══ WORKING DATA
int b200pir_ctx_create(const b200pir_params* params, int device, b200pir_ctx** out) {
  API_BEGIN
  if (!params || !out) throw Error(B200PIR_E_BADARG, "null argument");
  use_device(device);
  std::unique_ptr<b200pir_ctx> c(new b200pir_ctx());
  c->device = device;
  B200_CUDA(cudaDeviceGetAttribute(&c->sm_count, cudaDevAttrMultiProcessorCount, device));
  c->hp = *params;
  auto& hp = c->hp;
  if (hp.q2_bits < 14) hp.q2_bits = 14;
  if (hp.q2_bits > 36) throw Error(B200PIR_E_BADARG, "q2_bits out of range");
  if (hp.instances == 0) hp.instances = 1;
  if (hp.n < 1 || hp.n > 4) throw Error(B200PIR_E_UNSUPPORTED, "n must be 1..4");
  if (hp.nu_1 < 1 || hp.nu_1 > 16 || hp.nu_2 > 16) throw Error(B200PIR_E_BADARG, "nu_1/nu_2 out of range");
  if (hp.version > 1) throw Error(B200PIR_E_BADARG, "unknown version");
  if (hp.p < 2 || (hp.p & (hp.p - 1)) || hp.p > (1u << 20)) throw Error(B200PIR_E_BADARG, "p must be a power of two <= 2^20");
  for (uint64_t t : {hp.t_gsw, hp.t_conv, hp.t_exp_left, hp.t_exp_right})
    if (t < 3 || t > 56)
      throw Error(B200PIR_E_UNSUPPORTED, "gadget dimensions must be in 3..56");
  if (hp.db_item_size == 0) hp.db_item_size = hp.instances * hp.n * hp.n * 2048 * log2_ceil_u64(hp.p) / 8;
  c->dim0 = 1 << hp.nu_1;
  c->num_per = 1 << hp.nu_2;
  c->trials = (int)(hp.n * hp.n);
  c->slices = (int)(hp.instances * c->trials);
  c->g = (int)log2_ceil_u64(hp.t_gsw * hp.nu_2 + c->dim0);
  c->stop_round = hp.nu_2 ? (int)log2_ceil_u64(hp.t_gsw * hp.nu_2) : 0;
  if (c->g > 11) throw Error(B200PIR_E_UNSUPPORTED, "expansion needs more than 2048 slots");
  if (hp.expand_queries && hp.nu_2 > 0 && 2 * std::max<uint64_t>(c->dim0, hp.t_gsw * hp.nu_2) > (1ull << c->g))
    throw Error(B200PIR_E_UNSUPPORTED, "expansion: dim0 and t_gsw * nu_2 must each fit in half of the 2^g slots");
  c->num_packing = hp.version == 0 ? (int)hp.n : 2;
  c->has_right = hp.expand_queries && (hp.version == 0 || hp.t_exp_right != hp.t_exp_left);
  c->bits_gsw = bits_per((int)hp.t_gsw);
  c->bits_conv = bits_per((int)hp.t_conv);
  c->bits_left = bits_per((int)hp.t_exp_left);
  c->bits_right = bits_per((int)hp.t_exp_right);
  c->live_gsw = live_digits((int)hp.t_gsw);
  c->live_conv = live_digits((int)hp.t_conv);
  c->live_left = live_digits((int)hp.t_exp_left);
  c->live_right = live_digits((int)hp.t_exp_right);
  c->q2 = kQ2Values[hp.q2_bits];
  c->q1 = 4 * hp.p;
  c->q1_bits = (int)log2_ceil_u64(c->q1);
  {
    uint64_t bits = hp.instances * (hp.q2_bits * hp.n * 2048 + (uint64_t)c->q1_bits * hp.n * hp.n * 2048);
    c->response_bytes = ((bits + 63) / 64) * 8;
    uint64_t sz = (uint64_t)c->num_packing * hp.n * hp.t_conv;
    if (hp.expand_queries) {
      uint64_t right = (uint64_t)(c->stop_round + 1) * hp.t_exp_right;
      if (hp.version > 0 && hp.t_exp_left == hp.t_exp_right) right = 0;
      sz += (uint64_t)c->g * hp.t_exp_left + right + 2 * hp.t_conv;
    }
    c->setup_bytes = 32 + sz * 2048 * 8;
    uint64_t qp = hp.expand_queries ? 1 : (uint64_t)c->dim0 + hp.nu_2 * 2 * hp.t_gsw;
    c->query_bytes = 32 + qp * 2048 * 8;
  }
  B200_CUDA(cudaStreamCreateWithFlags(&c->stream, cudaStreamNonBlocking));
  const uint64_t q0 = 268369921ULL, q1m = 249561089ULL;
  std::vector<Twiddle> f0, i0, f1, i1;
  build_tables(q0, f0, i0);
  build_tables(q1m, f1, i1);
  std::vector<Twiddle> l0, l1;
  b200pir::tables::build_inverse_table_lz(q0, l0);
  b200pir::tables::build_inverse_table_lz(q1m, l1);
  c->d_tw.alloc(6 * POLY);
  const size_t tw_bytes = POLY * sizeof(Twiddle);
  B200_CUDA(cudaMemcpyAsync(c->d_tw.p + 4 * POLY, l0.data(), tw_bytes, cudaMemcpyHostToDevice, c->stream));
  B200_CUDA(cudaMemcpyAsync(c->d_tw.p + 5 * POLY, l1.data(), tw_bytes, cudaMemcpyHostToDevice, c->stream));
  B200_CUDA(cudaMemcpyAsync(c->d_tw.p, f0.data(), tw_bytes, cudaMemcpyHostToDevice, c->stream));
  B200_CUDA(cudaMemcpyAsync(c->d_tw.p + POLY, i0.data(), tw_bytes, cudaMemcpyHostToDevice, c->stream));
  B200_CUDA(cudaMemcpyAsync(c->d_tw.p + 2 * POLY, f1.data(), tw_bytes, cudaMemcpyHostToDevice, c->stream));
  B200_CUDA(cudaMemcpyAsync(c->d_tw.p + 3 * POLY, i1.data(), tw_bytes, cudaMemcpyHostToDevice, c->stream));
  std::vector<Twiddle> lo(2 * 3 * 64);
  for (int i = 0; i < 64; i++) { lo[(0 * 3 + 0) * 64 + i] = f0[i]; lo[(0 * 3 + 1) * 64 + i] = i0[i]; lo[(0 * 3 + 2) * 64 + i] = l0[i];
                                 lo[(1 * 3 + 0) * 64 + i] = f1[i]; lo[(1 * 3 + 1) * 64 + i] = i1[i]; lo[(1 * 3 + 2) * 64 + i] = l1[i]; }
  upload_poly_constants(lo.data(), c->stream);
  upload_mul_constants(lo.data(), c->stream);
  upload_imma_constants(lo.data(), c->stream);
  std::vector<Twiddle> tw4k;
  for (const uint64_t q : {q0, q1m}) {
    std::vector<Twiddle> f, i;
    build_tables(q, f, i, 4096, 12);
    tw4k.insert(tw4k.end(), f.begin(), f.end());
    tw4k.insert(tw4k.end(), i.begin(), i.end());
  }
  c->d_tw4k.alloc(tw4k.size());
  B200_CUDA(cudaMemcpyAsync(c->d_tw4k.p, tw4k.data(), tw4k.size() * sizeof(Twiddle), cudaMemcpyHostToDevice, c->stream));
  DevParams& dp = c->dp;
  dp.q[0] = (uint32_t)q0; dp.q[1] = (uint32_t)q1m;
  dp.cr1[0] = (uint64_t)(((u128)1 << 64) / q0);
  dp.cr1[1] = (uint64_t)(((u128)1 << 64) / q1m);
  dp.modulus = q0 * q1m;
  dp.cr1_mod = (uint64_t)(((u128)1 << 64) / dp.modulus);
  dp.q1_inv_mod_q0 = (uint32_t)invmod(q1m % q0, q0);
  dp.fwd[0] = c->d_tw.p; dp.inv[0] = c->d_tw.p + POLY; dp.fwd[1] = c->d_tw.p + 2 * POLY; dp.inv[1] = c->d_tw.p + 3 * POLY;
  dp.inv_lz[0] = c->d_tw.p + 4 * POLY; dp.inv_lz[1] = c->d_tw.p + 5 * POLY;
  dp.mu58[0] = (uint32_t)(((uint64_t)1 << 58) / q0); dp.mu58[1] = (uint32_t)(((uint64_t)1 << 58) / q1m);
  {
    std::vector<uint32_t> h((size_t)NTT_LOG_N * 2 * POLY, 0);
    for (int i = 0; i < NTT_LOG_N; i++) {
      int idx = POLY - (1 << i);
      h[((size_t)i * 2 + 0) * POLY + idx] = (uint32_t)(q0 - 1);
      h[((size_t)i * 2 + 1) * POLY + idx] = (uint32_t)(q1m - 1);
    }
    c->d_neg1.alloc(h.size());
    B200_CUDA(cudaMemcpyAsync(c->d_neg1.p, h.data(), h.size() * 4, cudaMemcpyHostToDevice, c->stream));
    launch_ntt32(dp, c->d_neg1.p, NTT_LOG_N, false, c->stream);
    B200_CUDA(cudaStreamSynchronize(c->stream));
  }
  B200_CUDA(cudaGetLastError());
  *out = c.release();
  API_END
}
════
WHAT NEEDS TO BE DONE:
Copy every line in the entries above that has the string "throw" in it.

THE ANSWER:
  if (!params || !out) throw Error(B200PIR_E_BADARG, "null argument");
  if (hp.q2_bits > 36) throw Error(B200PIR_E_BADARG, "q2_bits out of range");
  if (hp.n < 1 || hp.n > 4) throw Error(B200PIR_E_UNSUPPORTED, "n must be 1..4");
  if (hp.nu_1 < 1 || hp.nu_1 > 16 || hp.nu_2 > 16) throw Error(B200PIR_E_BADARG, "nu_1/nu_2 out of range");
  if (hp.version > 1) throw Error(B200PIR_E_BADARG, "unknown version");
  if (hp.p < 2 || (hp.p & (hp.p - 1)) || hp.p > (1u << 20)) throw Error(B200PIR_E_BADARG, "p must be a power of two <= 2^20");
      throw Error(B200PIR_E_UNSUPPORTED, "gadget dimensions must be in 3..56");
  if (c->g > 11) throw Error(B200PIR_E_UNSUPPORTED, "expansion needs more than 2048 slots");
    throw Error(B200PIR_E_UNSUPPORTED, "expansion: dim0 and t_gsw * nu_2 must each fit in half of the 2^g slots");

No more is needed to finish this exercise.